- [Data to examine]
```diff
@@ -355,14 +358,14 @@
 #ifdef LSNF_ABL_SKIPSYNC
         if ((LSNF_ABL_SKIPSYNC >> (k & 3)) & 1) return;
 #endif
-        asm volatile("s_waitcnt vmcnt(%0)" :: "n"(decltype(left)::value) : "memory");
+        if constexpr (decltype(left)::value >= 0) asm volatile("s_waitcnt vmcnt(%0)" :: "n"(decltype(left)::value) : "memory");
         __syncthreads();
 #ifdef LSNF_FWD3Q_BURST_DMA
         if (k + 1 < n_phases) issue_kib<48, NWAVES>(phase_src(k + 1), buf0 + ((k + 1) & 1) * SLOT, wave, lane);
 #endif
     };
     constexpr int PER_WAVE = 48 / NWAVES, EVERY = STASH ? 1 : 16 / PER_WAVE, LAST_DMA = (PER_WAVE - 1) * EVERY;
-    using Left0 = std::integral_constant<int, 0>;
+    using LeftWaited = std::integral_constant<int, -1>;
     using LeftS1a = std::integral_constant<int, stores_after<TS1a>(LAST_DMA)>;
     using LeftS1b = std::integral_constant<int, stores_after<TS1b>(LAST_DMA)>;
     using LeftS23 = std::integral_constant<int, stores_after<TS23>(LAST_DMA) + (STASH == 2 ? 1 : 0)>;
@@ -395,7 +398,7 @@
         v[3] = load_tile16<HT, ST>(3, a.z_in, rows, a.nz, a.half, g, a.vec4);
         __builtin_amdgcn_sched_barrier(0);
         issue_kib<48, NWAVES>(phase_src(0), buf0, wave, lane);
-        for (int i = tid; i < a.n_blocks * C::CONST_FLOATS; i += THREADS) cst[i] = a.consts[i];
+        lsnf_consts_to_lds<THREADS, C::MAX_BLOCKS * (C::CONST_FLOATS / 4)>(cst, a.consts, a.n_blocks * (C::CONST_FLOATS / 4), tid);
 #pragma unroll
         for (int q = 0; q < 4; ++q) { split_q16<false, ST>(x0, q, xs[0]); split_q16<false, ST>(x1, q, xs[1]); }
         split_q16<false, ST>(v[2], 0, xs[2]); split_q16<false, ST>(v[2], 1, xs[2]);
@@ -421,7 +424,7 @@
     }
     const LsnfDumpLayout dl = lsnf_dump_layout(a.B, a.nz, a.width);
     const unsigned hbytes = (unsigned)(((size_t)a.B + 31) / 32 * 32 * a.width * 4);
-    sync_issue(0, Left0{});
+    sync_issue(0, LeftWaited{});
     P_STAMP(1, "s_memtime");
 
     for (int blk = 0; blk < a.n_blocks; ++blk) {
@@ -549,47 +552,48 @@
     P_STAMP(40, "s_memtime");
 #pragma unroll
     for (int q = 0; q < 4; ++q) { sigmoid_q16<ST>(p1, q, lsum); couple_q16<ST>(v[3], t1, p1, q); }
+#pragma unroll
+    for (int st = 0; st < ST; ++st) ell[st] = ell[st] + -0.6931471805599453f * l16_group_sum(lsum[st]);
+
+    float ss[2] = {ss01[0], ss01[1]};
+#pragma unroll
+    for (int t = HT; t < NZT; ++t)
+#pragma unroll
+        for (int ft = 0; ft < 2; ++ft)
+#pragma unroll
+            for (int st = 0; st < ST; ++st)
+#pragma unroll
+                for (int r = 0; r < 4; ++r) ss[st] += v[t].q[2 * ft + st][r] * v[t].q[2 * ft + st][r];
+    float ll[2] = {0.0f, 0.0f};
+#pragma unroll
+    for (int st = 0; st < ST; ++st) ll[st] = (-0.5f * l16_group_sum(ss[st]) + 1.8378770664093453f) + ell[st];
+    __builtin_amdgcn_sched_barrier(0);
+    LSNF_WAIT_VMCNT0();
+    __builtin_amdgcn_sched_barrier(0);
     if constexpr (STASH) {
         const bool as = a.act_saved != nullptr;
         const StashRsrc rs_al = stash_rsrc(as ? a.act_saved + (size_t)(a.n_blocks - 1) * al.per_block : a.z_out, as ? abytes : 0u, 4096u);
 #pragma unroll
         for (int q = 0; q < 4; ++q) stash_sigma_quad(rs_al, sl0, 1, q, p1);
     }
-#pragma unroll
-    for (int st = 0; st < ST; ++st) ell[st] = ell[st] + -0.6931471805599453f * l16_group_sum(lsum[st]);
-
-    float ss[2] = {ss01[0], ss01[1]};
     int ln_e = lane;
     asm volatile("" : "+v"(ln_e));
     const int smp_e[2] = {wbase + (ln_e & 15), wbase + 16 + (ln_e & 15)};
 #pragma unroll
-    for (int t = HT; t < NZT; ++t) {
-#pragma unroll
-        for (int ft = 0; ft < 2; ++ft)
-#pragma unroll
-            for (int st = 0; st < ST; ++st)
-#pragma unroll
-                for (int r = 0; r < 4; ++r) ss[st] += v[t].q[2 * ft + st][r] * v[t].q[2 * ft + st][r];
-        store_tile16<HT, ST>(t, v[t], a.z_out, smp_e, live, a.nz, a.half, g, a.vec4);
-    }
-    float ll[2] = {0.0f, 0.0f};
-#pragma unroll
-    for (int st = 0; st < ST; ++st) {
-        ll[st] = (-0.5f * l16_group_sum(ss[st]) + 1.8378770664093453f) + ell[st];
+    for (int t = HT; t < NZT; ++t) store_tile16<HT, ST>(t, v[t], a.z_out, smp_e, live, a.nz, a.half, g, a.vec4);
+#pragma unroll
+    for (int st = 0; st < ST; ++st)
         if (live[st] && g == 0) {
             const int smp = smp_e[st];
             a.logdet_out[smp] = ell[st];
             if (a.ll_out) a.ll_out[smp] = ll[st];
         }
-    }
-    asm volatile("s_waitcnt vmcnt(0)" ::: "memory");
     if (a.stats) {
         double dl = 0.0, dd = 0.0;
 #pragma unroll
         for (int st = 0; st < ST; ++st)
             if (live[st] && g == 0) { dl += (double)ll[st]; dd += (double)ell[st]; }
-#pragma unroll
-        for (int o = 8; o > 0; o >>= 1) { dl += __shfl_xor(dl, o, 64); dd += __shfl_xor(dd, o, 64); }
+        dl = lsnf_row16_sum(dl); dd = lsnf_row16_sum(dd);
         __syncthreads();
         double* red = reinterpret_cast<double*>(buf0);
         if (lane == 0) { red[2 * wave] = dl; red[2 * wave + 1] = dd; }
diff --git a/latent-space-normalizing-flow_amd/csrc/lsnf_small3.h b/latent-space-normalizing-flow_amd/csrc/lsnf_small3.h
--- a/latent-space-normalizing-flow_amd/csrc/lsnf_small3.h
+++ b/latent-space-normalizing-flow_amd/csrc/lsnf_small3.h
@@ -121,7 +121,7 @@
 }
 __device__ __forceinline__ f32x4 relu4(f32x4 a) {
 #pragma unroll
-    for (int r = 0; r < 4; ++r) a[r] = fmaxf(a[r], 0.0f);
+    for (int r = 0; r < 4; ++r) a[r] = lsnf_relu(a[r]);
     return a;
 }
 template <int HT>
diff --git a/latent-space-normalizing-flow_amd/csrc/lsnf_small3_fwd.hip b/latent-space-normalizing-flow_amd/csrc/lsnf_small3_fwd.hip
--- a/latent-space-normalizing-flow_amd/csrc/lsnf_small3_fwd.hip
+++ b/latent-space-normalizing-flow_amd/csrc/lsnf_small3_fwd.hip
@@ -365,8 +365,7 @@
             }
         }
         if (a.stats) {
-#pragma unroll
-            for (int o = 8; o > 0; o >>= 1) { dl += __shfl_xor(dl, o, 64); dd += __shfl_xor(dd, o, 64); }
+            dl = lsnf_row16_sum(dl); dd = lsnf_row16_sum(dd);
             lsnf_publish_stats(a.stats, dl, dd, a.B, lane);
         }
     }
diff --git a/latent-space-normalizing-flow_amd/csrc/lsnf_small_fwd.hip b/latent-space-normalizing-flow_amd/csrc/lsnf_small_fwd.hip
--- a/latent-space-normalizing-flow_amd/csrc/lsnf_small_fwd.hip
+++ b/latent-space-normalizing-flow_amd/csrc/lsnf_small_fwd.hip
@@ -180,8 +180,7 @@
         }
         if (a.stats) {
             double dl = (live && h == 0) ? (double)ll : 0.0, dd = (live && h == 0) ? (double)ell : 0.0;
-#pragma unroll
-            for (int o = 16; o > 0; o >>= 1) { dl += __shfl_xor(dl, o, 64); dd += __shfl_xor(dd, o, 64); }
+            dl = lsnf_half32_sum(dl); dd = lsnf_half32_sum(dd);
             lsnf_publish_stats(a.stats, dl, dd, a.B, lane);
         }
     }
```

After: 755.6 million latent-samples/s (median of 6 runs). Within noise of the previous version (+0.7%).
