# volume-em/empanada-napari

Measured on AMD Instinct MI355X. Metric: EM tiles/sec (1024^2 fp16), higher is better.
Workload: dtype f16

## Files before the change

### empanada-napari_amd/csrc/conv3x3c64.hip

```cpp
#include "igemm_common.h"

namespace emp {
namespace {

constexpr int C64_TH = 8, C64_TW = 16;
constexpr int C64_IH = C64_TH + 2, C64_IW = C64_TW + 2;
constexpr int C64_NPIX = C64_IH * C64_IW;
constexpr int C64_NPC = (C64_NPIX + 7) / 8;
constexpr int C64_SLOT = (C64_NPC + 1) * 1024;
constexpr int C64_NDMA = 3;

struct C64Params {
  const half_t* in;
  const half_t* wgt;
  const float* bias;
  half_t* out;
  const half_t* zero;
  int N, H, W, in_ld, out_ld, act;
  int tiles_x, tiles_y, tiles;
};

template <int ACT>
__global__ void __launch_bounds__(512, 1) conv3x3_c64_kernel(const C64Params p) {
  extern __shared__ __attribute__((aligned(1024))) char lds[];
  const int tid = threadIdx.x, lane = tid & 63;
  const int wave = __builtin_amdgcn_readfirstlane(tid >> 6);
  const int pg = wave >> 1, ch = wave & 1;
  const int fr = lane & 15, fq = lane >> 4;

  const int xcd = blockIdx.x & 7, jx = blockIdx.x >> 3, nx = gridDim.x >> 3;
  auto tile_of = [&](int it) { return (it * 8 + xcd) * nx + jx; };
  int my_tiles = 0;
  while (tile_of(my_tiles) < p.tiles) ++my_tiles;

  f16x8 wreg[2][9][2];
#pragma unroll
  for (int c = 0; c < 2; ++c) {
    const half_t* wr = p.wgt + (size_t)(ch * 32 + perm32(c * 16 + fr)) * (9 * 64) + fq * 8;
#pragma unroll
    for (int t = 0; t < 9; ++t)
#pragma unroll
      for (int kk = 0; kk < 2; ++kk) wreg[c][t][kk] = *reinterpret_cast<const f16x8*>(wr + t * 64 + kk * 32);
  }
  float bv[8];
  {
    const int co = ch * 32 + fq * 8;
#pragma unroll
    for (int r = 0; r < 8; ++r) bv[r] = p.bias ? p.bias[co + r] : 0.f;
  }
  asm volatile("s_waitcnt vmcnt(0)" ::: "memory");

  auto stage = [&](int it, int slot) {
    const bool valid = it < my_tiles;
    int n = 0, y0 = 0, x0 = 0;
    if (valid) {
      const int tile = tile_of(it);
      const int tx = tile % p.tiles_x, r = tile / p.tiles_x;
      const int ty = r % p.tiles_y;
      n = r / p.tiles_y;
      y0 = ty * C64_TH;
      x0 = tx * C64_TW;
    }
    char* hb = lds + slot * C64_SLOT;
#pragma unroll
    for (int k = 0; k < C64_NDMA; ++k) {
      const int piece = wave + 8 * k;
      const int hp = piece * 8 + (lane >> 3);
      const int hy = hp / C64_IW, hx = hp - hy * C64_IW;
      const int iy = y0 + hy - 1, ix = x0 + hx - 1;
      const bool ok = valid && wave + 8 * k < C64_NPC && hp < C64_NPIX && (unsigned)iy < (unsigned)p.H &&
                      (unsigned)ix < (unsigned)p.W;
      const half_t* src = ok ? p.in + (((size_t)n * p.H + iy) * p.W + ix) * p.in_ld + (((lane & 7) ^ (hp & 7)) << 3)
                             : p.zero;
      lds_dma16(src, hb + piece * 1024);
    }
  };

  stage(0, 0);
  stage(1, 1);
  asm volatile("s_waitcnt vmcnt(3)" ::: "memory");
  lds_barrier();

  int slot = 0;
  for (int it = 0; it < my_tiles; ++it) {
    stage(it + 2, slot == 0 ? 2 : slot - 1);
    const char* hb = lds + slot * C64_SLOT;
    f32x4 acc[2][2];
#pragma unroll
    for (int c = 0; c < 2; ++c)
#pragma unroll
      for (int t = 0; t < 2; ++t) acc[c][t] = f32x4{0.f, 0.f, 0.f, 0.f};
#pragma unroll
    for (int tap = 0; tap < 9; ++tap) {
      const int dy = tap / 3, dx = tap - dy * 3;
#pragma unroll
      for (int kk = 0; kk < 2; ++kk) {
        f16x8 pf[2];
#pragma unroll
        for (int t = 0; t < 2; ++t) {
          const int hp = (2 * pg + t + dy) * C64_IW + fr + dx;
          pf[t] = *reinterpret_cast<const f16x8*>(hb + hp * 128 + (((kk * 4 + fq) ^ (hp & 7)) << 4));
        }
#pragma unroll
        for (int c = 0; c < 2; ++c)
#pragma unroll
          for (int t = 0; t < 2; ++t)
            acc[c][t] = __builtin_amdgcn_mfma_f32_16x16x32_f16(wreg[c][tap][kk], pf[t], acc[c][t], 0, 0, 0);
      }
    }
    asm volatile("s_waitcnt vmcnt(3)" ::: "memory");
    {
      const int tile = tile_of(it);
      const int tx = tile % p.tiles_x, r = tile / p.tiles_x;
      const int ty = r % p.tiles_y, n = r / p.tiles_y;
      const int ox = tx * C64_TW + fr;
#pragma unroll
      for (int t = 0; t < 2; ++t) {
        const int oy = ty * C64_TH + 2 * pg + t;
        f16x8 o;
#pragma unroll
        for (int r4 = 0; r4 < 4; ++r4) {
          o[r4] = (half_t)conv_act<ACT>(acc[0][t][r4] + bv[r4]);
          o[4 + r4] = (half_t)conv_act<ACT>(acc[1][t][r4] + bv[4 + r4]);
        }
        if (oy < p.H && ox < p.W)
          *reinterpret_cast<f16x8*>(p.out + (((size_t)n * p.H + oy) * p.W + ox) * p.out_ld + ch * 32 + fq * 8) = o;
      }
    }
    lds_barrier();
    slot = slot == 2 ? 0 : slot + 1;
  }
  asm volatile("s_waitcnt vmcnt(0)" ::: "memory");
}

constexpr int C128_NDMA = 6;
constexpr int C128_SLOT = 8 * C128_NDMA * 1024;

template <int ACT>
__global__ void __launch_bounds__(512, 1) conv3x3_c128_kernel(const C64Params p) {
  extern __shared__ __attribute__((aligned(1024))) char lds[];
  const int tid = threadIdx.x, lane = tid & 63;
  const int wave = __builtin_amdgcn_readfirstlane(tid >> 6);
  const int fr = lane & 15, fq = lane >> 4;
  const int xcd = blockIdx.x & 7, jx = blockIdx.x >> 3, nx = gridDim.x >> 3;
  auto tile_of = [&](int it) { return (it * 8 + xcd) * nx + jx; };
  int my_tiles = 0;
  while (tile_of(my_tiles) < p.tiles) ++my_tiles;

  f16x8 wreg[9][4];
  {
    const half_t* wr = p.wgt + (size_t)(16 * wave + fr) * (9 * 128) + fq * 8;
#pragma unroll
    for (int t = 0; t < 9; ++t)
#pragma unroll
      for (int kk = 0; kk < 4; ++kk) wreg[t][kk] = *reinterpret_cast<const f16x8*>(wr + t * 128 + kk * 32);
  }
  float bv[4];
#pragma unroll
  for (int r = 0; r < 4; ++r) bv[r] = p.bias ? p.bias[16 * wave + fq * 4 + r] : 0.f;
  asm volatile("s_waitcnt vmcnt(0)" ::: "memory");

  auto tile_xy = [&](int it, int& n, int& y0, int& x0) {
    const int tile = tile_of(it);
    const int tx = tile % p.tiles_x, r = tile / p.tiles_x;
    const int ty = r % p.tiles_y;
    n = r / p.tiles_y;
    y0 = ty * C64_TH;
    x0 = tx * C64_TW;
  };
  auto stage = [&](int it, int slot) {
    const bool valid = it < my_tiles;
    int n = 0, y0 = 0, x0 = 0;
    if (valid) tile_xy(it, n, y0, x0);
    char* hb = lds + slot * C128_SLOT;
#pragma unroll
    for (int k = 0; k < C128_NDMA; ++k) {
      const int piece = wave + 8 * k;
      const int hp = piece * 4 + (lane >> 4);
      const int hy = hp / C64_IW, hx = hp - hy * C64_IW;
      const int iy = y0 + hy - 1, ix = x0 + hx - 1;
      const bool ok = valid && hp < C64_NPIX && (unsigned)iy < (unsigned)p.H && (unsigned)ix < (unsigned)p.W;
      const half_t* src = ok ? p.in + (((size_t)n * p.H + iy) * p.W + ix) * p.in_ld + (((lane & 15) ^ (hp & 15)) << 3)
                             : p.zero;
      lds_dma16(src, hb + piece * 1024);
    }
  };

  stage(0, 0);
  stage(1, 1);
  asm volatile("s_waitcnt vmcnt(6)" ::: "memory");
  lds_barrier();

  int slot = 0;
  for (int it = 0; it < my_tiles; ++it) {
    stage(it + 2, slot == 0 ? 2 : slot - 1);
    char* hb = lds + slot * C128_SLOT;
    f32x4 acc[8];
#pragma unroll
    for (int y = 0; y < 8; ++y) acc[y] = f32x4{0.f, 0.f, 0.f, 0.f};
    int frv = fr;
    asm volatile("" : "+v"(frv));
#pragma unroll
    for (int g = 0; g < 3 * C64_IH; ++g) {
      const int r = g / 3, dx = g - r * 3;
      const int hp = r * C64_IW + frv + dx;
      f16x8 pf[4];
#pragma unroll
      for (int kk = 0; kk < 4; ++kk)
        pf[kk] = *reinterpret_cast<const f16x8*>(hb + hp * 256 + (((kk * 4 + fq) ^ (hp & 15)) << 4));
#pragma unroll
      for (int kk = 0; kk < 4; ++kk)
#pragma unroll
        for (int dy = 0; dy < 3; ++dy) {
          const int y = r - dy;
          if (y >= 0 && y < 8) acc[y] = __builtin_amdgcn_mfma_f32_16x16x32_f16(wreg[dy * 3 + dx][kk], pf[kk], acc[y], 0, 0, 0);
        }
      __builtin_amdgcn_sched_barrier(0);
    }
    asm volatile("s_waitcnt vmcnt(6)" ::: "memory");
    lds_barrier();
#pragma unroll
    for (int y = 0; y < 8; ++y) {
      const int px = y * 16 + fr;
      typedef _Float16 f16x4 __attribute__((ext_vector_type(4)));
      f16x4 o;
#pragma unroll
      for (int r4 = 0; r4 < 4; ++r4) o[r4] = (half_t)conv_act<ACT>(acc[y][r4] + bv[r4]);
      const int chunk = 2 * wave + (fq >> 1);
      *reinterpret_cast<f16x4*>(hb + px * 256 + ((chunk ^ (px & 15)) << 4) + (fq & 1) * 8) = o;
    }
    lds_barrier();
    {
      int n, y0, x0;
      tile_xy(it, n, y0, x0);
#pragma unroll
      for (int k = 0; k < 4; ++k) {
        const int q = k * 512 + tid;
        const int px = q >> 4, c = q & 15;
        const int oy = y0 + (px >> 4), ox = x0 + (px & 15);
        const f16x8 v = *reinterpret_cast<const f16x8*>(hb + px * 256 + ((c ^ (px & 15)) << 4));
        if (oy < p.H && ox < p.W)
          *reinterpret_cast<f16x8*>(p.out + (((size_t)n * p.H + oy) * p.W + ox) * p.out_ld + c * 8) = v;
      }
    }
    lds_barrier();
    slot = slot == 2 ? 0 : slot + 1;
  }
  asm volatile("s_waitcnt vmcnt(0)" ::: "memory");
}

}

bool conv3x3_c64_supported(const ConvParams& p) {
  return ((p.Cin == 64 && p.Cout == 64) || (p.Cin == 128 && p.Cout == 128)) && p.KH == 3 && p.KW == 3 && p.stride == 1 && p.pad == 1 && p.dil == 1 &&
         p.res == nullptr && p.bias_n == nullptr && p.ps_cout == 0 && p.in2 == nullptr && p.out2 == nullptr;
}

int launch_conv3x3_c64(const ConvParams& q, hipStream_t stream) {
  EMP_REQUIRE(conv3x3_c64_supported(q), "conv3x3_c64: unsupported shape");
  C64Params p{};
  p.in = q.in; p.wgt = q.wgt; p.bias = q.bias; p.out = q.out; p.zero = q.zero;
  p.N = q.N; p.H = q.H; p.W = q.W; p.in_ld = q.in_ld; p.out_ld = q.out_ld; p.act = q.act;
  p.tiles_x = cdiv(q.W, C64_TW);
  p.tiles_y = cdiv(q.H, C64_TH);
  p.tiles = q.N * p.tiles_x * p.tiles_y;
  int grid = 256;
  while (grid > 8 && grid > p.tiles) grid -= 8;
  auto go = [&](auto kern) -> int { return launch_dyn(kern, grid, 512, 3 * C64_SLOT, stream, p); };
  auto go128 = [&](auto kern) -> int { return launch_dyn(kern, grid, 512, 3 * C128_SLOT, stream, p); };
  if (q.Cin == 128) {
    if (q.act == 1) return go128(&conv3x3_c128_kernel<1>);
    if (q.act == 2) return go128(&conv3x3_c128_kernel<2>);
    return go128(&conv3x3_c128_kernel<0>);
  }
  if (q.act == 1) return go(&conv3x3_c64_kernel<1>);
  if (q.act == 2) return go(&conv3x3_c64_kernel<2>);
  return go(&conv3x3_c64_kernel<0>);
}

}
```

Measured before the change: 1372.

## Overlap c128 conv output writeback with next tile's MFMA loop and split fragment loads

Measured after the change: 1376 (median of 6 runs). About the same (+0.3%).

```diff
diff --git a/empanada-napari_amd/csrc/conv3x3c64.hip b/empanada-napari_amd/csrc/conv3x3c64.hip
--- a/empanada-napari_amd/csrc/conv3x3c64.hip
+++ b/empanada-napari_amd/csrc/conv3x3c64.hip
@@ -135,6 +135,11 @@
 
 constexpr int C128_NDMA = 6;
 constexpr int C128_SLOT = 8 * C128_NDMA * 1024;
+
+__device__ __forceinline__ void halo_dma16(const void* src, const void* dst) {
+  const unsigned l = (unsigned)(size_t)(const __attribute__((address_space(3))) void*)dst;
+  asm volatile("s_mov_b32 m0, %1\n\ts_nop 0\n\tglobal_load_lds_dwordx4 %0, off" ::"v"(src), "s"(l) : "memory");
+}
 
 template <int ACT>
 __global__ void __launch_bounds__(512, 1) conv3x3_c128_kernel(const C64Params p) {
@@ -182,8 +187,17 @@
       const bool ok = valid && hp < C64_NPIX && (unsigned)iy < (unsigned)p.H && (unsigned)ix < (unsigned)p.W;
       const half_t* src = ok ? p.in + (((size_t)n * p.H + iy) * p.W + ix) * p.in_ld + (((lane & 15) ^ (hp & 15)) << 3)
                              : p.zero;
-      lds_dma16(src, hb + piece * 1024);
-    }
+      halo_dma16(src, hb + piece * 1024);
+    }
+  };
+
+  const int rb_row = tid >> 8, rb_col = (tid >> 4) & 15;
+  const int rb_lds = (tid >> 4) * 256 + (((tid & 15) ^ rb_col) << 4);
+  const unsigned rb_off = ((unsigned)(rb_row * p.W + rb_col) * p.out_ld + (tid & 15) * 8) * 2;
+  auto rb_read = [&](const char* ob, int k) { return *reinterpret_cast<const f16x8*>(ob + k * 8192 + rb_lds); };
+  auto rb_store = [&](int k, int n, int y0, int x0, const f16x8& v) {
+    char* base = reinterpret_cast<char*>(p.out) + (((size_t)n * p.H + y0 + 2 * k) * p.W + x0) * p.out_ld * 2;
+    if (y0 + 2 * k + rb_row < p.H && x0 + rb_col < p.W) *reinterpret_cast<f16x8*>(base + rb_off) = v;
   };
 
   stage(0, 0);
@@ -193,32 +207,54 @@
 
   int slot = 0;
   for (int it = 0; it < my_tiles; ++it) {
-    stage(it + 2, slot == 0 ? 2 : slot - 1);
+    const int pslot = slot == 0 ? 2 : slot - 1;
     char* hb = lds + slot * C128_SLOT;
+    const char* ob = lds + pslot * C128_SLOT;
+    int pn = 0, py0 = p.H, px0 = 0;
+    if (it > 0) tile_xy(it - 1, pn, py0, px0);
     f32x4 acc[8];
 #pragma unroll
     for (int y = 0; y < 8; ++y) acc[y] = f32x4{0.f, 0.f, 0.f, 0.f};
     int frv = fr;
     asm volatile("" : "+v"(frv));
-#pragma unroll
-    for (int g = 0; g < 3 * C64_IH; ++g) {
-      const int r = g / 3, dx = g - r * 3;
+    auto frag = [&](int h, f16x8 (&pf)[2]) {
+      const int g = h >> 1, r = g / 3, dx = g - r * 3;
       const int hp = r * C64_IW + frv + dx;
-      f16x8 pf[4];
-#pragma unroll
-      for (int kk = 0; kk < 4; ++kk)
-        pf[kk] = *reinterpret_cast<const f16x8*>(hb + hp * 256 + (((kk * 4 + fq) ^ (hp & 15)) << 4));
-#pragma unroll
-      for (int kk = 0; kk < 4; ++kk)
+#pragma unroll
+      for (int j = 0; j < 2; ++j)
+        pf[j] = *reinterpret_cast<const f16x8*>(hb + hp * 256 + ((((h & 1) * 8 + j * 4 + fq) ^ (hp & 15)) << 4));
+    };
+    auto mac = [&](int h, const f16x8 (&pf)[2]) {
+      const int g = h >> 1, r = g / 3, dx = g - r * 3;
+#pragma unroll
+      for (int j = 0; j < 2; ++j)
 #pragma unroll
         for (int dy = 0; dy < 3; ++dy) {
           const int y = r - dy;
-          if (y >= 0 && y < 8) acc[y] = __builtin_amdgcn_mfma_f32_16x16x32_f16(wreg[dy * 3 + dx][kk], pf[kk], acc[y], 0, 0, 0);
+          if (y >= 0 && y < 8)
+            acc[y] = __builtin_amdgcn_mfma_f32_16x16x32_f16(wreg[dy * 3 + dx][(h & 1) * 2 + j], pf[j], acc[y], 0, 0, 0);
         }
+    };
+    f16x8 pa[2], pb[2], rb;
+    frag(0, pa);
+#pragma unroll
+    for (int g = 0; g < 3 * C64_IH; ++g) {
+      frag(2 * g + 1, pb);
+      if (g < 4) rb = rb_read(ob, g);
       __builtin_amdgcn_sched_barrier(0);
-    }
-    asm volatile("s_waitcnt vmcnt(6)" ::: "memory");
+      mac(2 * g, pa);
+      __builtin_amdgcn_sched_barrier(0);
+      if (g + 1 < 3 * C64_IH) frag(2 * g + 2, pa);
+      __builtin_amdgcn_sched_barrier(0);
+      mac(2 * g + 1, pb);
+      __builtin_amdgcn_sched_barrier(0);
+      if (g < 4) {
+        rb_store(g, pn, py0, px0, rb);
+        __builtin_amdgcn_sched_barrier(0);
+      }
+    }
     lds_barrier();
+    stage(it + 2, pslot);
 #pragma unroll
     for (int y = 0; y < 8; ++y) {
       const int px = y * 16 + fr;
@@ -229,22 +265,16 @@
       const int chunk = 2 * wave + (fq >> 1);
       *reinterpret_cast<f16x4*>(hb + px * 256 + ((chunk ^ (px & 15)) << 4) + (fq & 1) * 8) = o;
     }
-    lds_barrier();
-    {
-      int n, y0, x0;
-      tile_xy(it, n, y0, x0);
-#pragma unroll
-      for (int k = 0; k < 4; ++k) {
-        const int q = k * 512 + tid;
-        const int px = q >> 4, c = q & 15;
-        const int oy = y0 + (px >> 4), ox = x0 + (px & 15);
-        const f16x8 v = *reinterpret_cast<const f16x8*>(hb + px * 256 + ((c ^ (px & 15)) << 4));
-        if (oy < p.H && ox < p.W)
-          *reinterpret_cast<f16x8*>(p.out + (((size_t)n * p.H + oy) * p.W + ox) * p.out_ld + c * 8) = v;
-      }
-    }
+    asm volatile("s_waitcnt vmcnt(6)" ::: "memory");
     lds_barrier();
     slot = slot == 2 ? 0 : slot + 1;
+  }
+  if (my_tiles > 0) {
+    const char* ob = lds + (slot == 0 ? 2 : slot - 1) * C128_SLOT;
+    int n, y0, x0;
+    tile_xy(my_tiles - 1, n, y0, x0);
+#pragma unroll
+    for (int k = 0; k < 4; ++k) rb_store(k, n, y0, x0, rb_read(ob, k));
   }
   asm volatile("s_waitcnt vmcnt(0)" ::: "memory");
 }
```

- [Description of the task]
Your answer should consist of the lines above that hold the word "normalizing", copied exactly.

- [Output below]
diff --git a/latent-space-normalizing-flow_amd/csrc/lsnf_small3.h b/latent-space-normalizing-flow_amd/csrc/lsnf_small3.h
--- a/latent-space-normalizing-flow_amd/csrc/lsnf_small3.h
+++ b/latent-space-normalizing-flow_amd/csrc/lsnf_small3.h
diff --git a/latent-space-normalizing-flow_amd/csrc/lsnf_small3_fwd.hip b/latent-space-normalizing-flow_amd/csrc/lsnf_small3_fwd.hip
--- a/latent-space-normalizing-flow_amd/csrc/lsnf_small3_fwd.hip
+++ b/latent-space-normalizing-flow_amd/csrc/lsnf_small3_fwd.hip
diff --git a/latent-space-normalizing-flow_amd/csrc/lsnf_small_fwd.hip b/latent-space-normalizing-flow_amd/csrc/lsnf_small_fwd.hip
--- a/latent-space-normalizing-flow_amd/csrc/lsnf_small_fwd.hip
+++ b/latent-space-normalizing-flow_amd/csrc/lsnf_small_fwd.hip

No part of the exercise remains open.